Convert data to put into the table

# Game-level home win probability (one row per game)
games_home <- nba %>%
  mutate(forecast = as.numeric(forecast)) %>%
  filter(game_location == "H", !is.na(forecast)) %>%
  transmute(
    year_id,
    p_home = forecast,
    p_away = 1 - forecast
  )

# Summary stats by season
season_summary <- games_home %>%
  group_by(year_id) %>%
  summarise(
    games = n(),
    mean_home = mean(p_home),            
    mean_away = mean(p_away),        
    median_home = median(p_home),
    home_adv = mean_home - mean_away,    # == 2*mean_home - 1
    .groups = "drop"
  )

# Home team distribution over probability bins per season 
bin_edges <- seq(0, 1, by = 0.05)

spark_data <- games_home %>%
  mutate(bin = cut(p_home, breaks = bin_edges, include.lowest = TRUE)) %>%
  count(year_id, bin) %>%
  group_by(year_id) %>%
  summarise(spark = list(n), .groups = "drop")

tbl_data <- season_summary %>%
  left_join(spark_data, by = "year_id") %>%
  arrange(desc(year_id)) %>%
  slice(1:12) 

Table

tbl_data %>%
  gt(rowname_col = "year_id") %>%
  tab_header(
    title = md("**Home-court advantage in FiveThirtyEight Elo forecasts**"),
    subtitle = "Season-level summary of pregame win probabilities (home vs away)"
  ) %>%
  tab_caption(
    md("*Caption:* This table summarizes how strongly the Elo model favored home teams across seasons.
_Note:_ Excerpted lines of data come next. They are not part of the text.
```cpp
int hicmi_p2_insert_all(hicmi_ctx *ctx, int32_t *ids, uint8_t *rev, int64_t S0, const int32_t *new_ids, int64_t n_new,
                        double *best_out);
int hicmi_p2_scan_pass(hicmi_ctx *ctx, int32_t *ids, uint8_t *rev, int64_t S, int64_t k, double total, double *best_io,
                       double *cur_fast_io, int32_t *improved_out);
int hicmi_p2_scan_all(hicmi_ctx *ctx, int32_t *ids, uint8_t *rev, int64_t S, int64_t k, double total, double *best_io,
                      double *cur_fast_io, int64_t *rounds_out);
int hicmi_p2_insert_all_multi(int64_t n_jobs, hicmi_ctx *const *ctxs, int32_t *const *ids, uint8_t *const *rev,
                              const int64_t *S0, const int32_t *const *new_ids, const int64_t *n_new, double *best_out);

int hicmi_p2_start_all(int64_t n_jobs, hicmi_ctx *const *ctxs, const int32_t *sel, const int64_t *n_sel,
                       const int32_t *scaf_start, const int32_t *scaf_len, const int64_t *n_scaf, const int32_t *first_ids,
                       const int64_t *k, const int8_t *const *orders, const int64_t *n_orders, const uint8_t *const *orients,
                       const int64_t *n_orients, double *total_out, int64_t *pick_out, double *cost_out, int32_t *status_out);
int hicmi_p2_scan_arranged(hicmi_ctx *ctx, int32_t *ids, uint8_t *rev, int64_t S, int64_t k, const int8_t *orders,
                           int64_t n_orders, const uint8_t *orients, int64_t n_orients, double *total_out, double *best_io,
                           int64_t *rounds_out);

int hicmi_p2_support(hicmi_ctx *ctx, const int32_t *ids, const uint8_t *rev, int64_t S, double total, double *scores_out,
                     int32_t *best_out);
int hicmi_p2_support_multi(int64_t n_jobs, hicmi_ctx *const *ctxs, const int32_t *const *ids, const uint8_t *const *rev,
                           const int64_t *S, const double *totals, double *const *scores_out, int32_t *const *best_out);

int hicmi_p2_breaks(hicmi_ctx *ctx, const int32_t *ids, const uint8_t *rev, int64_t S, double total, int64_t min_piece,
                    double *scores_out, int32_t *best_out);
int hicmi_p2_breaks_multi(int64_t n_jobs, hicmi_ctx *const *ctxs, const int32_t *const *ids, const uint8_t *const *rev,
                          const int64_t *S, const double *totals, int64_t min_piece, double *const *scores_out,
                          int32_t *const *best_out);

int hicmi_scan_valid_pairs(const char *path, const char *names_blob, const int64_t *name_off, int64_t n_names,
                           const int32_t *pair_a, const int32_t *pair_b, int64_t n_pairs, int threads,
                           int64_t *n_hits_out, int64_t *n_lines_out, void **handle_out);
int hicmi_scan_fetch(void *handle, int32_t *pair_idx, int64_t *pos1, int64_t *pos2);

int hicmi_plot_percentiles(hicmi_ctx *ctx, int kind, const int32_t *order, int64_t n_sel, const double *q, int64_t n_q,
                           double *out);
int hicmi_plot_downsample(hicmi_ctx *ctx, int kind, const int32_t *order, int64_t n_sel, int64_t px, double *out);

int hicmi_hmm_load_obs(hicmi_ctx *ctx, const int32_t *order, int64_t n, int64_t c, int64_t p);
int hicmi_hmm_set_obs(hicmi_ctx *ctx, const double *X, int64_t T, int64_t D);
int hicmi_hmm_set_width(hicmi_ctx *ctx, int64_t D);
int hicmi_hmm_get_obs(hicmi_ctx *ctx, int64_t row0, int64_t nrows, double *out);
int hicmi_hmm_dist2(hicmi_ctx *ctx, const int64_t *rows, int64_t k, double *out);
int hicmi_hmm_col_stats(hicmi_ctx *ctx, double *mean_out, double *m2_out);
int hicmi_hmm_kmeans(hicmi_ctx *ctx, const double *centers_in, int64_t max_iter, double tol, double *centers_out,
                     int32_t *labels_out, double *inertia_out, int64_t *n_iter_out);
int hicmi_hmm_fit(hicmi_ctx *ctx, const double *startprob, double *means, double *covars, double *transmat,
                  int64_t n_iter, double tol, double *logprob_out, int64_t *n_done_out);
int hicmi_hmm_decode(hicmi_ctx *ctx, const double *startprob, const double *means, const double *covars,
                     const double *transmat, int32_t *states_out);
#define HICMI_HMM_MAX_SLOTS 16
#define HICMI_HMM_MAX_PROBLEMS 256
int hicmi_hmm_load_obs_slot(hicmi_ctx *ctx, int64_t slot, const int32_t *order, int64_t n, int64_t c, int64_t p);
int hicmi_hmm_use_obs(hicmi_ctx *ctx, int64_t slot);
int hicmi_hmm_dist2_multi(hicmi_ctx *ctx, int64_t n_prob, const int64_t *slots, const int64_t *widths, const int64_t *nrows,
                          const int64_t *rows, double *out);
int hicmi_hmm_kmeans_multi(hicmi_ctx *ctx, int64_t n_prob, const int64_t *slots, const int64_t *widths, const int64_t *rows,
                           const int64_t *max_iter, const double *tol, double *centers_out, double *inertia_out,
                           int64_t *n_iter_out);

int hicmi_louvain_graph(hicmi_ctx *ctx, const int32_t *rows, int64_t m);
int hicmi_louvain_set_graph(hicmi_ctx *ctx, const double *A, int64_t m);
int hicmi_louvain_get_graph(hicmi_ctx *ctx, double *A_out, double *gdegrees_out, double *total_weight_out);
int hicmi_louvain_level0(hicmi_ctx *ctx, int64_t rounds, const uint64_t *states_in, int32_t *node2com_out,
                         uint64_t *states_out, int32_t *info_out, double *degrees_out, double *internals_out);
int hicmi_louvain_induced(hicmi_ctx *ctx, const int32_t *part, int64_t m, int64_t k, double *out);
int hicmi_louvain_modularity(hicmi_ctx *ctx, const int32_t *parts, int64_t rounds, int64_t m, double *q_out);

int hicmi_group_sums(hicmi_ctx *ctx, const int32_t *grp, const int32_t *scaf, int64_t n_groups, int64_t n_scaffolds,
                     double *bin_sums_out, double *scaffold_sums_out);

int hicmi_timing_reset(hicmi_ctx *ctx);
int hicmi_timing_enable(hicmi_ctx *ctx, int on);
int hicmi_timing_get(hicmi_ctx *ctx, char *names_out, int64_t names_cap, double *ms_out,
                     int64_t *launches_out, double *bytes_out, int64_t cap, int64_t *count_out);

#ifdef __cplusplus
}
#endif
#endif
```

Before: 124,800.

## Carry insertion base score across steps and fuse cost with apply kernel

```diff
diff --git a/hic_genome_assembler_amd/_lib.py b/hic_genome_assembler_amd/_lib.py
--- a/hic_genome_assembler_amd/_lib.py
+++ b/hic_genome_assembler_amd/_lib.py
@@ -74,6 +74,7 @@
     "hicmi_plot_percentiles": (ctypes.c_int, [_vp, ctypes.c_int, _vp, c_i64, _vp, c_i64, _vp]),
     "hicmi_plot_downsample": (ctypes.c_int, [_vp, ctypes.c_int, _vp, c_i64, c_i64, _vp]),
     "hicmi_p2_insert_all_multi": (ctypes.c_int, [c_i64, _vp, _vp, _vp, _vp, _vp, _vp, _vp]),
+    "hicmi_p2_insert_base_log": (ctypes.c_int, [_vp, _vp, c_i64, ctypes.POINTER(c_i64)]),
     "hicmi_p2_start_all": (ctypes.c_int, [c_i64] + [_vp] * 16),
     "hicmi_p2_scan_arranged": (ctypes.c_int, [_vp, _vp, _vp, c_i64, c_i64, _vp, c_i64, _vp, c_i64, ctypes.POINTER(c_dbl),
                                               ctypes.POINTER(c_dbl), ctypes.POINTER(c_i64)]),
@@ -498,6 +499,13 @@
         self._arr_sig = None
         return a, b, best.value
 
+    def p2_insert_base_log(self):
+        n = c_i64(0)
+        _check(self._lib.hicmi_p2_insert_base_log(self._h, None, 0, ctypes.byref(n)))
+        out = np.zeros(n.value, np.float64)
+        _check(self._lib.hicmi_p2_insert_base_log(self._h, _ptr(out), n.value, ctypes.byref(n)))
+        return out
+
     @staticmethod
     def p2_insert_all_multi(jobs):
         n = len(jobs)
diff --git a/hic_genome_assembler_amd/csrc/api.hip b/hic_genome_assembler_amd/csrc/api.hip
--- a/hic_genome_assembler_amd/csrc/api.hip
+++ b/hic_genome_assembler_amd/csrc/api.hip
@@ -119,6 +119,7 @@
     double* d_ins_partial = nullptr; int64_t ins_partial_cap = 0;
     unsigned char* d_ins_blob = nullptr; int64_t ins_blob_cap = 0;
     InsStep* d_ins_steps = nullptr; int64_t ins_steps_cap = 0;
+    std::vector<double> ins_base_log;
     SupRec* d_sup_recs = nullptr; int64_t sup_recs_cap = 0;
     BrkRec* d_brk_recs = nullptr; int64_t brk_recs_cap = 0;
     int32_t* d_gs_lists = nullptr; int64_t gs_lists_cap = 0;
@@ -2121,7 +2122,7 @@
         if (rc) return rc;
         rc = ensure(c->d_ins_T, c->ins_t_cap, (1 + 2 * (int64_t)INS_MAXC) * n_max);
         if (rc) return rc;
-        rc = ensure(c->d_ins_partial, c->ins_partial_cap, NB + n_max + 2 * (S_max + 1));
+        rc = ensure(c->d_ins_partial, c->ins_partial_cap, 2 * NB + n_max + 2 * (S_max + 1) + 1);
         if (rc) return rc;
         steps_max = std::max(steps_max, n_steps);
         blob_off[(size_t)j] = blob_bytes;
@@ -2135,6 +2136,7 @@
     std::vector<InsStep> table((size_t)(steps_max * nj));
     std::vector<int> max_n_used((size_t)steps_max, 0), max_S((size_t)steps_max, 0), max_n_arr((size_t)steps_max, 0);
     double algo = 0.0;
+    const bool split = insb_split();
     for (int j = 0; j < nj; j++) {
         InsJob& job = *jobs[(size_t)j];
         hicmi_ctx* c = job.c;
@@ -2159,12 +2161,13 @@
             d.T_total = c->d_ins_T; d.T_cand = c->d_ins_T + n_max; d.work = c->d_ins_T + (1 + (int64_t)INS_MAXC) * n_max;
             d.partial = c->d_ins_partial; d.log = log + t;
             d.n_arr = (int32_t)n_arr; d.S = (int32_t)(job.S + t); d.L = L; d.new_start = c->h_scaf_start[(size_t)nid];
-            d.new_id = nid; d.active = 1; d.step = (int32_t)t; d.last = t == n_steps - 1;
+            d.new_id = nid; d.active = 1; d.step = (int32_t)t; d.last = t == n_steps - 1; d.carry = split ? 0 : 1;
             max_n_used[(size_t)t] = std::max(max_n_used[(size_t)t], (int)(n_arr + L));
             max_S[(size_t)t] = std::max(max_S[(size_t)t], d.S);
             max_n_arr[(size_t)t] = std::max(max_n_arr[(size_t)t], (int)n_arr);
             const double nn = (double)n_arr, Ld = (double)L, sd = (double)d.S;
-            algo += 8.0 * (0.5 * nn * (nn - 1.0) + nn * nn + 2.0 * (sd + 1.0) * Ld * nn) + 4.0 * (nn + Ld) * (nn + Ld);
+            const double base_reads = (t == 0 || split) ? 0.5 * nn * (nn - 1.0) : 0.0;
+            algo += 8.0 * (base_reads + nn * nn + 2.0 * (sd + 1.0) * Ld * nn) + 4.0 * (nn + Ld) * (nn + Ld);
             n_arr += L;
         }
     }
@@ -2176,11 +2179,10 @@
         for (int64_t t = 0; t < steps_max; t++) {
             const InsStep* st_t = lead->d_ins_steps + t * nj;
             const int nu = max_n_used[(size_t)t];
-            launch_insb_fast(st_t, nj, max_S[(size_t)t], max_n_arr[(size_t)t], NB, lead->stream);
+            launch_insb_fast(st_t, nj, max_S[(size_t)t], max_n_arr[(size_t)t], NB, t == 0, lead->stream);
             launch_insb_shortlist(st_t, nj, max_S[(size_t)t], max_n_arr[(size_t)t], NB, kNearTop, max_c, lead->stream);
             launch_insb_diag_cand(st_t, nj, nu, lead->stream);
-            launch_insb_cost(st_t, nj, nu, lead->stream);
-            launch_insb_apply(st_t, nj, nu, lead->stream);
+            launch_insb_decide(st_t, nj, nu, NB, lead->stream);
         }
     }
     HIPCHK(hipGetLastError());
@@ -2214,6 +2216,8 @@
         const InsState* hst = reinterpret_cast<const InsState*>(blob.data() + blob_off[(size_t)j]);
         const InsLog* hlog = reinterpret_cast<const InsLog*>(blob.data() + blob_off[(size_t)j] + sizeof(InsState));
         const int64_t done = hst->fail >= 0 ? std::min<int64_t>(hst->fail, n_steps) : n_steps;
+        job.c->ins_base_log.resize((size_t)done);
+        for (int64_t t = 0; t < done; t++) job.c->ins_base_log[(size_t)t] = hlog[t].base;
         for (int64_t t = 0; t < done; t++) {
             if (hlog[t].gap < 0 || hlog[t].gap > job.S) return fail(HICMI_ESTATE, "insertion log out of range");
             apply_insertion(job.ids, job.rev, job.S, hlog[t].gap, job.new_ids[job.t + t], hlog[t].rev);
@@ -2258,6 +2262,7 @@
         int rc = check_insert_job(job, job.S);
         if (rc) return rc;
         if (job.S + job.n_new + 1 > 8192) job.device_ok = false;
+        job.c->ins_base_log.clear();
     }
     while (true) {
         std::vector<InsJob*> todo;
@@ -2290,6 +2295,15 @@
     int rc = run_insert_jobs(jobs);
     if (rc) return rc;
     *best_out = jobs[0].best;
+    return HICMI_OK;
+}
+
+int hicmi_p2_insert_base_log(hicmi_ctx* c, double* out, int64_t cap, int64_t* n_out)
+{
+    if (!c || !n_out || cap < 0 || (cap > 0 && !out)) return fail(HICMI_EINVAL, "bad arguments");
+    *n_out = (int64_t)c->ins_base_log.size();
+    const int64_t n = std::min<int64_t>(cap, *n_out);
+    for (int64_t t = 0; t < n; t++) out[t] = c->ins_base_log[(size_t)t];
     return HICMI_OK;
 }
 
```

Higher **Home advantage** indicates larger model-implied home edge.")
  ) %>%
  tab_spanner(
    label = md("**Average win probability**"),
    columns = c(mean_home, mean_away, median_home)
  ) %>%
  cols_label(
    mean_home = "Home (mean)",
    mean_away = "Away (mean)",
    median_home = "Home (median)",
    home_adv = "Home advantage",
    games = "Games",
    spark = "Home odds shape"
  ) %>%
  fmt_percent(columns = c(mean_home, mean_away, median_home, home_adv), decimals = 1) %>%
  fmt_number(columns = games, decimals = 0) %>%

  tab_stubhead(label = md("**Season**<br><span style='font-weight:normal; font-style:italic;'>year_id</span>")) %>%

  data_color(
    columns = home_adv,
    method = "numeric",
    palette = c("#f7fbff", "#6baed6", "#08306b")
  ) %>%
  data_color(
    columns = mean_home,
    method = "numeric",
    palette = c("#fff5f0", "#fc9272", "#cb181d")
  ) %>%

  tab_style(
    style = list(cell_text(weight = "bold")),
    locations = cells_body(
      columns = home_adv,
      rows = home_adv == max(home_adv, na.rm = TRUE)
    )
  ) %>%

  gt_plt_sparkline(
    column = spark,
    same_limit = TRUE
  ) %>%
 
# Footnote
  tab_footnote(
    footnote = "Forecast is the Elo-based pregame win probability in nbaallelo.csv. Away probability is computed as 1 − home probability using the home-team row per game.",
    locations = cells_column_labels(columns = c(mean_home, mean_away))
  ) %>%

  # Clean up
  tab_options(
    table.font.size = px(13),
    data_row.padding = px(3),
    heading.title.font.size = px(18),
    heading.subtitle.font.size = px(13)
  )
Caption: This table summarizes how strongly the Elo model favored home teams across seasons. Higher Home advantage indicates larger model-implied home edge.
Home-court advantage in FiveThirtyEight Elo forecasts
Season-level summary of pregame win probabilities (home vs away)
Season
year_id
Games
Average win probability
Home advantage Home odds shape
Home (mean)1 Away (mean)1 Home (median)
2015 1,309 62.1% 37.9% 64.4% 24.2% 4.0
2014 1,318 62.2% 37.8% 63.8% 24.4% 5.0
2013 1,313 62.2% 37.8% 64.4% 24.5% 6.0
2012 1,074 62.4% 37.6% 64.6% 24.9% 1.0
2011 1,309 61.8% 38.2% 64.0% 23.6% 48.0
2010 1,312 61.7% 38.3% 63.7% 23.4% 6.0
2009 1,315 61.9% 38.1% 65.0% 23.9% 4.0
2008 1,316 62.1% 37.9% 64.0% 24.3% 1.0
2007 1,309 62.7% 37.3% 64.3% 25.4% 21.0
2006 1,319 62.4% 37.6% 63.6% 24.8% 27.0
2005 1,314 62.4% 37.6% 63.9% 24.7% 2.0
2004 1,269 62.8% 37.2% 64.9% 25.7% 15.0
1 Forecast is the Elo-based pregame win probability in nbaallelo.csv. Away probability is computed as 1 − home probability using the home-team row per game.